*** Opening Records ***

-    {                                                                                                                                \
-        auto kf = adlhip::wave_finish16_kernel<R2_, WAVES_, true, true, 1>;                                                                   \
-        const size_t lds = (size_t)WAVES_ * adlhip::Finish16Cfg<R2_>::PER_WAVE;                                                      \
-        if (ensure_lds(kf, lds)) return ADLHIP_FAILURE;                                                                              \
-        return launch(d, "segment_sort_wave_u32", [&] {                                                                              \
-            hipLaunchKernelGGL(kf, dim3((uint32_t)((slots + WAVES_ - 1) / WAVES_)), dim3(64 * WAVES_), lds, d->stream, sb, out, seg_off,       \
-                               seg_cnt, stride_b, mode, lowb, (uint32_t)slots, d->d_fault);                                          \
-        });                                                                                                                          \
-    }
-            if (tier_b <= 1280) ADLHIP_F16(10, 4)
-            if (tier_b <= 1536) ADLHIP_F16(12, 4)
-            ADLHIP_F16(20, 4)
+            const int tier_r2 = (int)(tier_b <= 1280 ? 10 : tier_b <= 1536 ? 12 : 20);
+            const int r_main = finish16_main_rows(d, n, tier_r2);
+            void (*kf)(const uint16_t*, uint32_t*, const uint32_t*, const uint32_t*, uint32_t, const uint32_t*, const uint32_t*, uint32_t,
+                       uint32_t*, uint32_t, uint32_t*, uint32_t*) = nullptr;
+            size_t lds = 0;
+            switch (r_main) {
+#define ADLHIP_F16(R2_)                                                      \
+    case R2_:                                                                \
+        kf = adlhip::wave_finish16_kernel<R2_, 4, true, true, 1>;           \
+        lds = (size_t)4 * adlhip::Finish16Cfg<R2_>::PER_WAVE;               \
+        break;
+                ADLHIP_F16(6) ADLHIP_F16(7) ADLHIP_F16(8) ADLHIP_F16(9) ADLHIP_F16(10) ADLHIP_F16(11) ADLHIP_F16(12)
+                ADLHIP_F16(14) ADLHIP_F16(16) ADLHIP_F16(18) ADLHIP_F16(20)
 #undef ADLHIP_F16
+            default: return fail("internal: no 16-bit finish of %d row pairs", r_main);
+            }
+            if (ensure_lds(kf, lds)) return ADLHIP_FAILURE;
+            uint32_t* hc = mode + adlhip::kDynHardCnt;
+            int rc_list = ADLHIP_SUCCESS;
+            const int rc = launch(d, "segment_sort_wave_u32", [&] {
+                hipLaunchKernelGGL(kf, dim3((uint32_t)((slots + 3) / 4)), dim3(256), lds, d->stream, sb, out, seg_off, seg_cnt, stride_b, mode,
+                                   lowb, (uint32_t)slots, d->d_fault, tier_b, hc, hard);
+                if (tier_b <= kMsd2Stride0)
+                    rc_list = launch_wave_segment_sort<E, kMsd2Stride0 / 64, S>(d, slab_b, out, seg_off, slots, low_bits_max, seg_cnt, stride_b, mode,
+                                                                               lowb, nullptr, hard, hc, seg_shift, true);
+                else
+                    rc_list = launch_wave_segment_sort<E, 40, S>(d, slab_b, out, seg_off, slots, low_bits_max, seg_cnt, stride_b, mode, lowb,
+                                                                 nullptr, hard, hc, seg_shift, true);
+            });
+            return rc ? rc : rc_list;
         }
     }
     static const uint32_t wg_min = getenv("ADLHIP_WG_MIN_TIER") ? (uint32_t)atoi(getenv("ADLHIP_WG_MIN_TIER")) : 3072u;
@@ -1458,13 +1493,13 @@
     const int low_max = sort_bits - 8 - (int)L.seg_shift;
     const bool bin = use_bin_finish(d, sizeof(E), KEY64, L.seg_shift < 8 ? (size_t(24) << 20) : n, whole);
     if constexpr (k32) {
-        if (slab16) return launch_large_finish<E, uint16_t>(d, slab_b, data, nullptr, seg_off, seg_cnt, L.stride_b, L.tier_b, mode, hard, low_max, bin, L.seg_shift);
-        return launch_large_finish<E, E>(d, slab_b, data, nullptr, seg_off, seg_cnt, L.stride_b, L.tier_b, mode, hard, low_max, false, L.seg_shift);
+        if (slab16) return launch_large_finish<E, uint16_t>(d, slab_b, data, nullptr, seg_off, seg_cnt, L.stride_b, L.tier_b, mode, hard, low_max, bin, L.seg_shift, n);
+        return launch_large_finish<E, E>(d, slab_b, data, nullptr, seg_off, seg_cnt, L.stride_b, L.tier_b, mode, hard, low_max, false, L.seg_shift, n);
     } else {
         if (soa_keys)
             return launch_large_finish<E, E, true>(d, slab_b, reinterpret_cast<E*>(soa_keys), soa_vals, seg_off, seg_cnt, L.stride_b, L.tier_b, mode,
-                                                   hard, low_max, false, L.seg_shift);
-        return launch_large_finish<E, E>(d, slab_b, data, nullptr, seg_off, seg_cnt, L.stride_b, L.tier_b, mode, hard, low_max, bin, L.seg_shift);
+                                                   hard, low_max, false, L.seg_shift, n);
+        return launch_large_finish<E, E>(d, slab_b, data, nullptr, seg_off, seg_cnt, L.stride_b, L.tier_b, mode, hard, low_max, bin, L.seg_shift, n);
     }
 }
 
@@ -2403,6 +2438,11 @@
     } else if (!strcmp(name, "sort.persist")) {
         if (value != 0 && value != 1) return fail("sort.persist must be 0 (one tile per workgroup, round 3) or 1 (persistent prefetching passes + 16-bit finish)");
         d->persist = value;
+    } else if (!strcmp(name, "sort.finish_rows")) {
+        if (value < 0 || value > 20)
+            return fail("sort.finish_rows must be 0 (from n) or 1 ... 20 (row pairs of 128 keys the 16-bit finish's main launch holds; "
+                        "from the slab tier's own count up: one tier)");
+        d->finish_rows = value;
     } else if (!strcmp(name, "sort.net_lookback")) {
         d->net_lookback = value ? 1 : 0;
     } else if (!strcmp(name, "partition.lookback")) {
@@ -2449,6 +2489,7 @@
     else if (!strcmp(name, "sort.msd2")) *value = d->msd2_path;
     else if (!strcmp(name, "sort.binfinish")) *value = d->bin_finish;
     else if (!strcmp(name, "sort.persist")) *value = d->persist;
+    else if (!strcmp(name, "sort.finish_rows")) *value = d->finish_rows;
     else if (!strcmp(name, "sort.dict")) *value = d->dict_path;
     else if (!strcmp(name, "partition.lookback")) *value = d->partition_lookback;
     else if (!strcmp(name, "sort.net_lookback")) *value = d->net_lookback;
diff --git a/oclradixsort_amd/csrc/finish16_kernels.hpp b/oclradixsort_amd/csrc/finish16_kernels.hpp
--- a/oclradixsort_amd/csrc/finish16_kernels.hpp
+++ b/oclradixsort_amd/csrc/finish16_kernels.hpp
@@ -14,17 +14,21 @@
 
 __device__ __forceinline__ uint32_t finish16_index(uint32_t p) { return (p & ~127u) | ((p & 63u) << 1) | ((p >> 6) & 1u); }
 
-template <int RR, bool NTL, bool NTS, int ALG>
+__device__ __forceinline__ void finish16_fence() { __builtin_amdgcn_fence(__ATOMIC_ACQ_REL, "wavefront"); }
+
+template <int RR, bool ALL, bool NTL, bool NTS, int ALG>
 __device__ __forceinline__ void finish16_rows(const uint32_t* __restrict__ src32, uint32_t* __restrict__ out, uint32_t m, int lane,
                                               uint16_t* __restrict__ buf16, uint32_t* __restrict__ cnt, uint32_t low_bits, uint32_t hi)
 {
     constexpr int L = RR - 1;
-    const bool a_lo = 2u * (uint32_t)(64 * L + lane) < m, a_hi = 2u * (uint32_t)(64 * L + lane) + 1u < m;
-    const bool b_lo = (uint32_t)(128 * L + lane) < m, b_hi = (uint32_t)(128 * L + 64 + lane) < m;
+    auto a_lo = [&](int j) -> bool { return (!ALL && j < L) || (uint32_t)(128 * j + 2 * lane) < m; };
+    auto a_hi = [&](int j) -> bool { return (!ALL && j < L) || (uint32_t)(128 * j + 2 * lane) + 1u < m; };
+    auto b_lo = [&](int j) -> bool { return (!ALL && j < L) || (uint32_t)(128 * j + lane) < m; };
+    auto b_hi = [&](int j) -> bool { return (!ALL && j < L) || (uint32_t)(128 * j + 64 + lane) < m; };
     uint32_t kp[RR];
 #pragma unroll
     for (int j = 0; j < RR; ++j)
-        if (j < L || a_lo) kp[j] = NTL ? __builtin_nontemporal_load(src32 + j * 64 + lane) : src32[j * 64 + lane];
+        if (a_lo(j)) kp[j] = NTL ? __builtin_nontemporal_load(src32 + j * 64 + lane) : src32[j * 64 + lane];
     bool placed = false;
     const int npass = ((int)low_bits + 7) / 8;
     int sb = 0;
@@ -32,7 +36,8 @@
     for (int p = 0; p < npass; ++p) {
         const int nb = ((int)low_bits - sb + (npass - p - 1)) / (npass - p);
         const uint32_t mask = (1u << nb) - 1u;
-        const bool v_lo = placed ? b_lo : a_lo, v_hi = placed ? b_hi : a_hi;
+        auto v_lo = [&](int j) -> bool { return placed ? b_lo(j) : a_lo(j); };
+        auto v_hi = [&](int j) -> bool { return placed ? b_hi(j) : a_hi(j); };
         auto dlo = [&](uint32_t x) -> uint32_t { return (x >> sb) & mask; };
         auto dhi = [&](uint32_t x) -> uint32_t { return (x >> (16 + sb)) & mask; };
         {
@@ -40,8 +45,8 @@
             bool same = true;
 #pragma unroll
             for (int j = 0; j < RR; ++j) {
-                if (j < L || v_lo) same &= dlo(kp[j]) == d0;
-                if (j < L || v_hi) same &= dhi(kp[j]) == d0;
+                if (v_lo(j)) same &= dlo(kp[j]) == d0;
+                if (v_hi(j)) same &= dhi(kp[j]) == d0;
             }
             if (__all(same)) {
                 sb += nb;
@@ -50,19 +55,21 @@
         }
         const u32x4 z = {0u, 0u, 0u, 0u};
         *reinterpret_cast<u32x4*>(cnt + 4 * lane) = z;
+        finish16_fence();
         uint32_t rk[RR];
 #pragma unroll
         for (int j = 0; j < RR; ++j) {
             if constexpr (ALG == 0) {
-                if (j < L || v_lo) __hip_atomic_fetch_add(&cnt[dlo(kp[j])], 1u, __ATOMIC_RELAXED, __HIP_MEMORY_SCOPE_WAVEFRONT);
-                if (j < L || v_hi) __hip_atomic_fetch_add(&cnt[dhi(kp[j])], 1u, __ATOMIC_RELAXED, __HIP_MEMORY_SCOPE_WAVEFRONT);
+                if (v_lo(j)) __hip_atomic_fetch_add(&cnt[dlo(kp[j])], 1u, __ATOMIC_RELAXED, __HIP_MEMORY_SCOPE_WAVEFRONT);
+                if (v_hi(j)) __hip_atomic_fetch_add(&cnt[dhi(kp[j])], 1u, __ATOMIC_RELAXED, __HIP_MEMORY_SCOPE_WAVEFRONT);
             } else {
                 uint32_t r0 = 0u, r1 = 0u;
-                if (j < L || v_lo) r0 = __hip_atomic_fetch_add(&cnt[dlo(kp[j])], 1u, __ATOMIC_RELAXED, __HIP_MEMORY_SCOPE_WAVEFRONT);
-                if (j < L || v_hi) r1 = __hip_atomic_fetch_add(&cnt[dhi(kp[j])], 1u, __ATOMIC_RELAXED, __HIP_MEMORY_SCOPE_WAVEFRONT);
+                if (v_lo(j)) r0 = __hip_atomic_fetch_add(&cnt[dlo(kp[j])], 1u, __ATOMIC_RELAXED, __HIP_MEMORY_SCOPE_WAVEFRONT);
+                if (v_hi(j)) r1 = __hip_atomic_fetch_add(&cnt[dhi(kp[j])], 1u, __ATOMIC_RELAXED, __HIP_MEMORY_SCOPE_WAVEFRONT);
                 rk[j] = r0 | (r1 << 16);
             }
         }
+        finish16_fence();
         {
             const u32x4 c = *reinterpret_cast<const u32x4*>(cnt + 4 * lane);
             const uint32_t s4 = c.x + c.y + c.z + c.w;
@@ -74,40 +81,42 @@
             o.w = o.z + c.z;
             *reinterpret_cast<u32x4*>(cnt + 4 * lane) = o;
         }
+        finish16_fence();
         if constexpr (ALG == 0) {
 #pragma unroll
             for (int j = 0; j < RR; ++j) {
                 uint32_t p0 = 0u, p1 = 0u;
-                if (j < L || v_lo) p0 = __hip_atomic_fetch_add(&cnt[dlo(kp[j])], 1u, __ATOMIC_RELAXED, __HIP_MEMORY_SCOPE_WAVEFRONT);
-                if (j < L || v_hi) p1 = __hip_atomic_fetch_add(&cnt[dhi(kp[j])], 1u, __ATOMIC_RELAXED, __HIP_MEMORY_SCOPE_WAVEFRONT);
-                if (j < L || v_lo) buf16[finish16_index(p0)] = (uint16_t)kp[j];
-                if (j < L || v_hi) buf16[finish16_index(p1)] = (uint16_t)(kp[j] >> 16);
+                if (v_lo(j)) p0 = __hip_atomic_fetch_add(&cnt[dlo(kp[j])], 1u, __ATOMIC_RELAXED, __HIP_MEMORY_SCOPE_WAVEFRONT);
+                if (v_hi(j)) p1 = __hip_atomic_fetch_add(&cnt[dhi(kp[j])], 1u, __ATOMIC_RELAXED, __HIP_MEMORY_SCOPE_WAVEFRONT);
+                if (v_lo(j)) buf16[finish16_index(p0)] = (uint16_t)kp[j];
+                if (v_hi(j)) buf16[finish16_index(p1)] = (uint16_t)(kp[j] >> 16);
             }
         } else {
-            const volatile uint32_t* start = cnt;
+            const uint32_t* start = cnt;
 #pragma unroll
             for (int j = 0; j < RR; ++j) {
                 uint32_t p0 = 0u, p1 = 0u;
-                if (j < L || v_lo) p0 = start[dlo(kp[j])] + (rk[j] & 0xffffu);
-                if (j < L || v_hi) p1 = start[dhi(kp[j])] + (rk[j] >> 16);
-                if (j < L || v_lo) buf16[finish16_index(p0)] = (uint16_t)kp[j];
-                if (j < L || v_hi) buf16[finish16_index(p1)] = (uint16_t)(kp[j] >> 16);
+                if (v_lo(j)) p0 = start[dlo(kp[j])] + (rk[j] & 0xffffu);
+                if (v_hi(j)) p1 = start[dhi(kp[j])] + (rk[j] >> 16);
+                if (v_lo(j)) buf16[finish16_index(p0)] = (uint16_t)kp[j];
+                if (v_hi(j)) buf16[finish16_index(p1)] = (uint16_t)(kp[j] >> 16);
             }
         }
+        finish16_fence();
 #pragma unroll
         for (int j = 0; j < RR; ++j)
-            if (j < L || b_lo) kp[j] = buf32[j * 64 + lane];
+            if (b_lo(j)) kp[j] = buf32[j * 64 + lane];
         placed = true;
         sb += nb;
     }
     if (placed) {
 #pragma unroll
         for (int j = 0; j < RR; ++j) {
-            if (j < L || b_lo) {
+            if (b_lo(j)) {
                 if constexpr (NTS) __builtin_nontemporal_store(hi | (kp[j] & 0xffffu), out + 128 * j + lane);
                 else out[128 * j + lane] = hi | (kp[j] & 0xffffu);
             }
-            if (j < L || b_hi) {
+            if (b_hi(j)) {
                 if constexpr (NTS) __builtin_nontemporal_store(hi | (kp[j] >> 16), out + 128 * j + 64 + lane);
                 else out[128 * j + 64 + lane] = hi | (kp[j] >> 16);
             }
@@ -115,22 +124,23 @@
     } else {
 #pragma unroll
         for (int j = 0; j < RR; ++j) {
-            if (j < L || a_lo) out[2 * (64 * j + lane)] = hi | (kp[j] & 0xffffu);
-            if (j < L || a_hi) out[2 * (64 * j + lane) + 1] = hi | (kp[j] >> 16);
+            if (a_lo(j)) out[2 * (64 * j + lane)] = hi | (kp[j] & 0xffffu);
+            if (a_hi(j)) out[2 * (64 * j + lane) + 1] = hi | (kp[j] >> 16);
         }
     }
 }
 
-template <int RR, int R2, bool NTL, bool NTS, int ALG>
+template <int RR, int R2, bool FIRST, bool NTL, bool NTS, int ALG>
 __device__ __forceinline__ void finish16_dispatch(int rows2, const uint32_t* __restrict__ src32, uint32_t* __restrict__ out, uint32_t m,
                                                   int lane, uint16_t* __restrict__ buf16, uint32_t* __restrict__ cnt, uint32_t low_bits,
                                                   uint32_t hi)
 {
+    constexpr bool ALL = FIRST && RR > 1;
     if constexpr (RR >= R2) {
-        finish16_rows<R2, NTL, NTS, ALG>(src32, out, m, lane, buf16, cnt, low_bits, hi);
+        finish16_rows<R2, ALL, NTL, NTS, ALG>(src32, out, m, lane, buf16, cnt, low_bits, hi);
     } else {
-        if (rows2 <= RR) finish16_rows<RR, NTL, NTS, ALG>(src32, out, m, lane, buf16, cnt, low_bits, hi);
-        else finish16_dispatch<RR + 1, R2, NTL, NTS, ALG>(rows2, src32, out, m, lane, buf16, cnt, low_bits, hi);
+        if (rows2 <= RR) finish16_rows<RR, ALL, NTL, NTS, ALG>(src32, out, m, lane, buf16, cnt, low_bits, hi);
+        else finish16_dispatch<RR + 1, R2, false, NTL, NTS, ALG>(rows2, src32, out, m, lane, buf16, cnt, low_bits, hi);
     }
 }
 
@@ -139,10 +149,12 @@
                                                                     const uint32_t* __restrict__ seg_off,
                                                                     const uint32_t* __restrict__ seg_cnt, uint32_t stride,
                                                                     const uint32_t* __restrict__ gate, const uint32_t* __restrict__ dyn,
-                                                                    uint32_t num_segments, uint32_t* fault)
+                                                                    uint32_t num_segments, uint32_t* fault, uint32_t cap,
+                                                                    uint32_t* hard_cnt, uint32_t* hard_list)
 {
     if (gate && *gate != 0u) return;
     using C = Finish16Cfg<R2>;
+    constexpr int RLO = R2 <= 6 ? 1 : R2 <= 12 ? R2 - 3 : R2 - 5;
     extern __shared__ __attribute__((aligned(16))) unsigned char smem[];
     const int lane = (int)threadIdx.x & 63;
     const int w = (int)threadIdx.x >> 6;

*** Closing Records ***

■ **Required action**
The lines to copy run from the start of the records above through the line holding "const size_t lds"; give them exactly, both ends included, and nothing else.

■ **Answer for the task**
-    {                                                                                                                                \
-        auto kf = adlhip::wave_finish16_kernel<R2_, WAVES_, true, true, 1>;                                                                   \
-        const size_t lds = (size_t)WAVES_ * adlhip::Finish16Cfg<R2_>::PER_WAVE;                                                      \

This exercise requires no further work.